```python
# ... 74 lines not shown
            self.close()
        except Exception:
            pass

    def get_tuning(self, key: str) -> int:
        v = ctypes.c_int64()
        check(self.h, self.lib.pcg_get_tuning(self.h, _lib.TUNE_KEYS[key], ctypes.byref(v)), "pcg_get_tuning")
        return v.value

    def set_tuning(self, key: str, value: int) -> None:
        check(self.h, self.lib.pcg_set_tuning(self.h, _lib.TUNE_KEYS[key], int(value)), f"pcg_set_tuning({key})")

    @contextlib.contextmanager
    def tuned(self, **knobs):
        old = {k: self.get_tuning(k) for k in knobs}
        try:
            for k, v in knobs.items():
                self.set_tuning(k, v)
            yield self
        finally:
            for k, v in old.items():
                self.set_tuning(k, v)

    def image_totals(self, depth: int) -> tuple:
        hd, dd = ctypes.c_int64(), ctypes.c_int64()
        check(self.h, self.lib.pcg_level_image_totals(self.h, int(depth), ctypes.byref(hd), ctypes.byref(dd)),
              "pcg_level_image_totals")
        return hd.value, dd.value

    def k1_plan_signature(self, n: int, N: int) -> int:
        v = ctypes.c_int64()
        check(self.h, self.lib.pcg_k1_plan_signature(self.h, int(n), int(N), ctypes.byref(v)), "pcg_k1_plan_signature")
        return v.value

    def to_device(self, a) -> "object":
        torch = _torch()
        if isinstance(a, torch.Tensor):
            return a.to(device=self.device, dtype=torch.float64).contiguous()
        arr = np.ascontiguousarray(np.asarray(a, dtype=np.float64))
        return torch.from_numpy(arr).to(self.device)

    def _strided(self, a):
        torch = _torch()
        return (isinstance(a, torch.Tensor) and a.device == self.device and a.dtype == torch.float64
                and a.dim() == 2 and a.shape[1] >= 1 and a.stride(1) == 1 and a.stride(0) >= a.shape[1])

    def _ld(self, a):
        if not self._strided(a):
            a = self.to_device(a)
        if a.dim() != 2:
            raise ValueError("expected a 2-d array")
        return a, (int(a.stride(0)) if a.shape[0] > 1 else int(a.shape[1]))

    def _out_view(self, out, n: int):
        torch = _torch()
        if out is None:
            return torch.empty((n, n), dtype=torch.float64, device=self.device), n
        if not self._strided(out) or tuple(out.shape) != (n, n):
            raise ValueError(f"out= must be a {n} x {n} float64 view on {self.device} with contiguous rows")
        return out, (int(out.stride(0)) if n > 1 else n)

    def sync(self):
        _torch().cuda.synchronize(self.device)

    def corr(self, X, out=None) -> "object":
        Xd, ldx = self._ld(X)
# ... 622 lines not shown
```

Baseline: 1445 billion.

## Split CRT Gram tiles into two K-slab groups chosen by a makespan model

Adds a mixed K-split plan for the CRT int8 correlation GEMM: tiles are divided into two groups with different slab counts. The split is chosen by a cost model that minimises makespan over 32 workers plus a per-byte term, to reduce tail imbalance in the k_xtx_crt grid. The GEMM, diag and finish kernels now index units through the split descriptor, and the diag and finish kernels change how they derive tile indices. A new API exposes the plan. Only the unsharded pcg_corr path uses the mixed plan, and only when the K1_CRT_MIX knob (default 1) is set and K1_CRT_KS is 0.

New measurement: 1465 billion (median of 6 runs). +1.4%, better.

```diff
diff --git a/include/pcgpu.h b/include/pcgpu.h
--- a/include/pcgpu.h
+++ b/include/pcgpu.h
@@ -84,7 +84,11 @@
 #define PCG_TUNE_K1_I8_KS 16
 #define PCG_TUNE_K1_SUPER_ORDER 17
 #define PCG_TUNE_L1Z 18
-#define PCG_TUNE_COUNT 19
+#define PCG_TUNE_K1_CRT_MIX 19
+#define PCG_K1_CRT_MIX_FORCED (1ll << 30)
+#define PCG_K1_CRT_MIX_FORCE(tA, ksA, ksB) \
+    (PCG_K1_CRT_MIX_FORCED | ((int64_t)(tA) << 10) | ((int64_t)(ksA) << 5) | (int64_t)(ksB))
+#define PCG_TUNE_COUNT 20
 int pcg_set_tuning(pcg_handle *h, int key, int64_t value);
 int pcg_get_tuning(pcg_handle *h, int key, int64_t *value);
 
@@ -93,6 +97,7 @@
 
 int pcg_corr_shard_bytes(pcg_handle *h, int64_t n, int64_t N, int world, int64_t *bytes_per_rank);
 int pcg_k1_plan_signature(pcg_handle *h, int64_t n, int64_t N, int64_t *signature);
+int pcg_k1_crt_plan(pcg_handle *h, int64_t n, int64_t N, int64_t *plan);
 int pcg_corr_shard_rows(int64_t n, int world, int64_t *rows_per_rank);
 int pcg_corr_shard(pcg_handle *h, const double *X, int64_t N, int64_t n, int64_t ldx, int rank,
                    int world, double *packed);
diff --git a/rcaeval_amd/_lib.py b/rcaeval_amd/_lib.py
--- a/rcaeval_amd/_lib.py
+++ b/rcaeval_amd/_lib.py
@@ -35,8 +35,12 @@
     "SMALL": 0, "SMALL_QCAP": 1, "LDS_DEEP": 2, "LDS_SPILL_MIN": 3, "WAVE_LO": 4, "SCREEN_MASK": 5,
     "NODE_BLOCKS": 6, "EXPORT_INLINE": 7, "NB": 8, "NBW": 9, "HOST_TRACE": 10, "K1_I8": 11, "K1_CRT": 12,
     "K1_CRT_MINN": 13, "K1_CRT_BITS": 14, "K1_CRT_KS": 15, "K1_I8_KS": 16, "K1_SUPER_ORDER": 17,
-    "L1Z": 18,
+    "L1Z": 18, "K1_CRT_MIX": 19,
 }
+
+
+def k1_crt_mix_force(tA: int, ksA: int, ksB: int) -> int:
+    return (1 << 30) | (int(tA) << 10) | (int(ksA) << 5) | int(ksB)
 
 I64 = ctypes.c_int64
 I32 = ctypes.c_int32
@@ -106,6 +110,7 @@
     ("pcg_set_tuning", I32, [P, ctypes.c_int, I64]),
     ("pcg_get_tuning", I32, [P, ctypes.c_int, ctypes.POINTER(I64)]),
     ("pcg_k1_plan_signature", I32, [P, I64, I64, ctypes.POINTER(I64)]),
+    ("pcg_k1_crt_plan", I32, [P, I64, I64, ctypes.POINTER(I64)]),
     ("pcg_corr", I32, [P, P, I64, I64, I64, P, I64]),
     ("pcg_corr_shard_rows", I32, [I64, ctypes.c_int, ctypes.POINTER(I64)]),
     ("pcg_corr_shard_bytes", I32, [P, I64, I64, ctypes.c_int, ctypes.POINTER(I64)]),
diff --git a/rcaeval_amd/csrc/api.hip b/rcaeval_amd/csrc/api.hip
--- a/rcaeval_amd/csrc/api.hip
+++ b/rcaeval_amd/csrc/api.hip
@@ -100,6 +100,7 @@
     {"PCG_K1_I8_KS", 0, 0, 256},
     {"PCG_K1_SUPER_ORDER", 1, 0, 1},
     {"PCG_L1Z", 1, 0, 1},
+    {"PCG_K1_CRT_MIX", 1, 0, INT32_MAX},
 };
 }
 
diff --git a/rcaeval_amd/csrc/corr.hip b/rcaeval_amd/csrc/corr.hip
--- a/rcaeval_amd/csrc/corr.hip
+++ b/rcaeval_amd/csrc/corr.hip
@@ -445,6 +445,19 @@
     uint32_t M[2 * CRT_L];
 };
 
+struct CrtSplit {
+    int tA, ksA, kbA, ksB, kbB;
+    int64_t nA;
+};
+
+__device__ __forceinline__ void crt_tile_units(const CrtSplit &sp, int ntiles, int t, int &ks, int64_t &base,
+                                               int64_t &ustride) {
+    const bool inA = t < sp.tA;
+    ks = inA ? sp.ksA : sp.ksB;
+    base = inA ? (int64_t)t : sp.nA + (t - sp.tA);
+    ustride = (int64_t)(inA ? sp.tA : ntiles - sp.tA) * CRT_UNIT;
+}
+
 template <int L>
 struct CrtAcc {
     uint32_t l[2 * L];
@@ -598,18 +611,26 @@
     }
 }
 
-__global__ __launch_bounds__(512, 1) void k_xtx_crt(const int8_t *R, int TB, int64_t plane, int T, int ntiles, int ks,
-                                                  int kb, CrtTab tab, int64_t u0, int64_t nu, uint8_t *out) {
+__global__ __launch_bounds__(512, 1) void k_xtx_crt(const int8_t *R, int TB, int64_t plane, int T, int ntiles,
+                                                  CrtSplit sp, CrtTab tab, int64_t u0, int64_t nu, int64_t nuA,
+                                                  unsigned gA, uint8_t *out) {
     extern __shared__ __attribute__((aligned(16))) unsigned char smem[];
-    int64_t lin = blockIdx.x;
+    int64_t lin;
     {
-        const int64_t per = gridDim.x / 8;
-        lin = (blockIdx.x % 8) * per + blockIdx.x / 8;
-        if (lin >= nu) return;
+        const bool blkA = blockIdx.x < gA;
+        const unsigned b = blkA ? blockIdx.x : blockIdx.x - gA;
+        const int64_t per = (blkA ? gA : gridDim.x - gA) / 8;
+        lin = (b % 8) * per + b / 8;
+        if (lin >= (blkA ? nuA : nu - nuA)) return;
+        if (!blkA) lin += nuA;
     }
     const int64_t u = u0 + lin;
-    const int t = (int)(u % ntiles);
-    const int64_t sm = u / ntiles;
+    const bool inA = u < sp.nA;
+    const int64_t v = inA ? u : u - sp.nA;
+    const int tc = inA ? sp.tA : ntiles - sp.tA;
+    const int ks = inA ? sp.ksA : sp.ksB, kb = inA ? sp.kbA : sp.kbB;
+    const int t = (int)(v % tc) + (inA ? 0 : sp.tA);
+    const int64_t sm = v / tc;
     const int mi = (int)(sm / ks), slab = (int)(sm % ks);
     int bi, bj;
     tile_of(t, T, bi, bj);
@@ -727,11 +748,11 @@
 }
 
 template <int L>
-__global__ __launch_bounds__(256) void k_crt_diag(const uint8_t *Rs, int T, int ntiles, int ks, CrtTab tab,
+__global__ __launch_bounds__(256) void k_crt_diag(const uint8_t *Rs, int T, int ntiles, CrtSplit sp, CrtTab tab,
                                                  const int *expo, int n, double scale, double *sd) {
     const int i = blockIdx.x * blockDim.x + threadIdx.x;
     if (i >= n) return;
-    const int bi = i / CRT_T;
+    const int bi = blockIdx.x;
     const int t = bi * T - bi * (bi - 1) / 2;
     const int ei = expo[i];
     if (ei == K1_NONFINITE) {
@@ -739,8 +760,10 @@
         return;
     }
     const int k = tab.k;
-    const int64_t ustride = (int64_t)ntiles * CRT_UNIT;
-    const uint8_t *src = Rs + (int64_t)t * CRT_UNIT + crt_unit_offset(i % CRT_T, i % CRT_T);
+    int ks;
+    int64_t ubase, ustride;
+    crt_tile_units(sp, ntiles, t, ks, ubase, ustride);
+    const uint8_t *src = Rs + ubase * CRT_UNIT + crt_unit_offset(i % CRT_T, i % CRT_T);
     uint32_t sv[CRT_KMAX];
 #pragma unroll
     for (int mi = 0; mi < CRT_KMAX; ++mi) sv[mi] = 0;
@@ -760,11 +783,12 @@
 }
 
 template <int L>
-__global__ __launch_bounds__(256) void k_crt_finish(const uint8_t *Rs, int T, int ntiles, int ks, CrtTab tab,
+__global__ __launch_bounds__(256) void k_crt_finish(const uint8_t *Rs, int T, int ntiles, CrtSplit sp, CrtTab tab,
                                                    const int *expo, int n, const double *sd, double scale, double *C,
                                                    int64_t ldc) {
     const int64_t gid = (int64_t)blockIdx.x * blockDim.x + threadIdx.x;
-    const int t = (int)(gid >> 14), rem = (int)((gid >> 2) & 4095), g = (int)(gid & 3);
+    const int rem = (int)((gid >> 2) & 4095), g = (int)(gid & 3);
+    const int t = (int)(blockIdx.x >> 6);
     if (t >= ntiles) return;
     int bi, bj;
     tile_of(t, T, bi, bj);
@@ -776,8 +800,10 @@
     if (j >= n || ibase > j) return;
     const int k = tab.k;
     const int ej = expo[j];
-    const int64_t ustride = (int64_t)ntiles * CRT_UNIT;
-    const uint8_t *src = Rs + (int64_t)t * CRT_UNIT + rem * 16 + 4 * g;
+    int ks;
+    int64_t ubase, ustride;
+    crt_tile_units(sp, ntiles, t, ks, ubase, ustride);
+    const uint8_t *src = Rs + ubase * CRT_UNIT + rem * 16 + 4 * g;
     uint32_t se[CRT_KMAX], so[CRT_KMAX];
 #pragma unroll
     for (int mi = 0; mi < CRT_KMAX; ++mi) se[mi] = so[mi] = 0;
@@ -846,6 +872,7 @@
     CrtTab tab;
     int T = 0, ntiles = 0, ks = 0, kb = 0, TB = 0, CBp = 0;
     int64_t units = 0;
+    CrtSplit sp{};
 };
 
 static void big_mul_small(uint32_t *x, int L, uint32_t m) {
@@ -866,26 +893,113 @@
     return (uint32_t)r;
 }
 
-static bool crt_plan_build(const int64_t *tune, int n, int64_t N, CrtPlan &p);
-
-bool crt_plan(const int64_t *tune, int n, int64_t N, CrtPlan &p) {
+static bool crt_plan_build(const int64_t *tune, int n, int64_t N, bool mixed, CrtPlan &p);
+
+bool crt_plan(const int64_t *tune, int n, int64_t N, CrtPlan &p, bool mixed = false) {
     struct Entry {
-        int64_t key[7];
+        int64_t key[8];
         bool ok;
         CrtPlan plan;
     };
-    thread_local Entry e{{-1, -1, -1, -1, -1, -1, -1}, false, CrtPlan{}};
-    const int64_t key[7] = {n, N, tune[PCG_TUNE_K1_I8], tune[PCG_TUNE_K1_CRT], tune[PCG_TUNE_K1_CRT_MINN],
-                            tune[PCG_TUNE_K1_CRT_BITS], tune[PCG_TUNE_K1_CRT_KS]};
+    thread_local Entry cache[2] = {{{-1, -1, -1, -1, -1, -1, -1, -1}, false, CrtPlan{}},
+                                   {{-1, -1, -1, -1, -1, -1, -1, -1}, false, CrtPlan{}}};
+    mixed = mixed && tune[PCG_TUNE_K1_CRT_KS] == 0 && tune[PCG_TUNE_K1_CRT_MIX] != 0;
+    Entry &e = cache[mixed ? 1 : 0];
+    const int64_t key[8] = {n, N, tune[PCG_TUNE_K1_I8], tune[PCG_TUNE_K1_CRT], tune[PCG_TUNE_K1_CRT_MINN],
+                            tune[PCG_TUNE_K1_CRT_BITS], tune[PCG_TUNE_K1_CRT_KS],
+                            mixed ? tune[PCG_TUNE_K1_CRT_MIX] : 0};
     if (memcmp(key, e.key, sizeof(key)) != 0) {
-        e.ok = crt_plan_build(tune, n, N, e.plan);
+        e.ok = crt_plan_build(tune, n, N, mixed, e.plan);
         memcpy(e.key, key, sizeof(key));
     }
     if (e.ok) p = e.plan;
     return e.ok;
 }
 
-static bool crt_plan_build(const int64_t *tune, int n, int64_t N, CrtPlan &p) {
+static double crt_makespan(int64_t nA, double la, int64_t nB, double lb, int P) {
+    if (nA == 0) return (double)((nB + P - 1) / P) * lb;
+    const int64_t rA = nA / P, qA = nA % P;
+    const double t0 = (double)rA * la, t1 = t0 + la, tl = qA ? t1 : t0;
+    if (nB == 0) return tl;
+    auto room = [&](double T) {
+        int64_t c = (P - qA) * (int64_t)std::floor((T - t0) / lb + 1e-9);
+        if (qA && T >= t1) c += qA * (int64_t)std::floor((T - t1) / lb + 1e-9);
+        return c;
+    };
+    double best = 1e300;
+    for (int f = 0; f < (qA ? 2 : 1); ++f) {
+        const double base = f ? t1 : t0;
+        int64_t lo = 0, hi = nB;
+        while (lo < hi) {
+            const int64_t mid = (lo + hi) / 2;
+            if (room(base + (double)mid * lb) >= nB) hi = mid;
+            else lo = mid + 1;
+        }
+        best = std::min(best, base + (double)lo * lb);
+    }
+    return std::max(best, tl);
+}
+
+static int crt_slabs(int TB, int want, int *kb) {
+    int best = 0, bd = INT32_MAX;
+    for (int ks = 1; ks <= 16; ++ks) {
+        int kbk = (TB + ks - 1) / ks;
+        kbk = (kbk + CRT_KB - 1) / CRT_KB * CRT_KB;
+        if ((TB + kbk - 1) / kbk != ks || kbk > CRT_MAXKB) continue;
+        if (std::abs(ks - want) < bd) {
+            bd = std::abs(ks - want);
+            best = ks;
+            *kb = kbk;
+        }
+    }
+    return best;
+}
+
+static void crt_plan_mix(int64_t knob, CrtPlan &p) {
+    const int k = p.tab.k, nt = p.ntiles;
+    auto set = [&](int tA, int ksA, int kbA, int ksB, int kbB) {
+        if (tA == 0) { tA = nt; ksA = ksB; kbA = kbB; }
+        if (tA == nt) { ksB = ksA; kbB = kbA; }
+        p.sp = CrtSplit{tA, ksA, kbA, ksB, kbB, (int64_t)k * ksA * tA};
+        p.units = p.sp.nA + (int64_t)k * ksB * (nt - tA);
+        p.ks = ksA;
+        p.kb = kbA;
+    };
+    if (knob & PCG_K1_CRT_MIX_FORCED) {
+        int kbA = 0, kbB = 0;
+        const int tA = (int)std::min<int64_t>((knob >> 10) & 0xfffff, nt);
+        const int ksA = crt_slabs(p.TB, (int)((knob >> 5) & 31), &kbA), ksB = crt_slabs(p.TB, (int)(knob & 31), &kbB);
+        if (ksA && ksB) set(tA, ksA, kbA, ksB, kbB);
+        return;
+    }
+    constexpr double US_KB = 0.41, US_UNIT = 12.6, US_BYTES = 0.026;
+    int ksv[16], kbv[16], nk = 0;
+    for (int ks = 1; ks <= 16; ++ks) {
+        int kb = 0;
+        if (crt_slabs(p.TB, ks, &kb) == ks) { ksv[nk] = ks; kbv[nk++] = kb; }
+    }
+    auto cost = [&](int tA, int a, int b) {
+        const int64_t nA = (int64_t)k * ksv[a] * tA, nB = (int64_t)k * ksv[b] * (nt - tA);
+        return crt_makespan((nA + 7) / 8, kbv[a] * US_KB + US_UNIT, (nB + 7) / 8, kbv[b] * US_KB + US_UNIT, 32) +
+               (double)(nA + nB) * US_BYTES;
+    };
+    double best = 1e300;
+    int bt = nt, ba = 0, bb = 0;
+    for (int a = 0; a < nk; ++a) {
+        const double c = cost(nt, a, a);
+        if (c < best) { best = c; ba = bb = a; }
+    }
+    const int step = std::max(1, nt / 256);
+    for (int tA = step; tA < nt; tA += step)
+        for (int a = 0; a < nk; ++a)
+            for (int b = a + 1; b < nk; ++b) {
+                const double c = cost(tA, a, b);
+                if (c < best) { best = c; bt = tA; ba = a; bb = b; }
+            }
+    if (nk) set(bt, ksv[ba], kbv[ba], ksv[bb], kbv[bb]);
+}
+
+static bool crt_plan_build(const int64_t *tune, int n, int64_t N, bool mixed, CrtPlan &p) {
     if (!tune[PCG_TUNE_K1_I8] || !tune[PCG_TUNE_K1_CRT] || n < tune[PCG_TUNE_K1_CRT_MINN]) return false;
     const int bmin = (int)std::min<int64_t>(63, std::max<int64_t>(32, tune[PCG_TUNE_K1_CRT_BITS]));
     double lm = 0.0;
@@ -967,6 +1081,8 @@
         p.ks = (p.TB + kbk - 1) / kbk;
     }
     p.units = (int64_t)p.ntiles * k * p.ks;
+    p.sp = CrtSplit{p.ntiles, p.ks, p.kb, p.ks, p.kb, p.units};
+    if (mixed) crt_plan_mix(tune[PCG_TUNE_K1_CRT_MIX], p);
     return true;
 }
 
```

================

# What you need to do
Based on the entries above, please count how many lines contain the string "auto", and reply with the figure only.

# Output for this task
3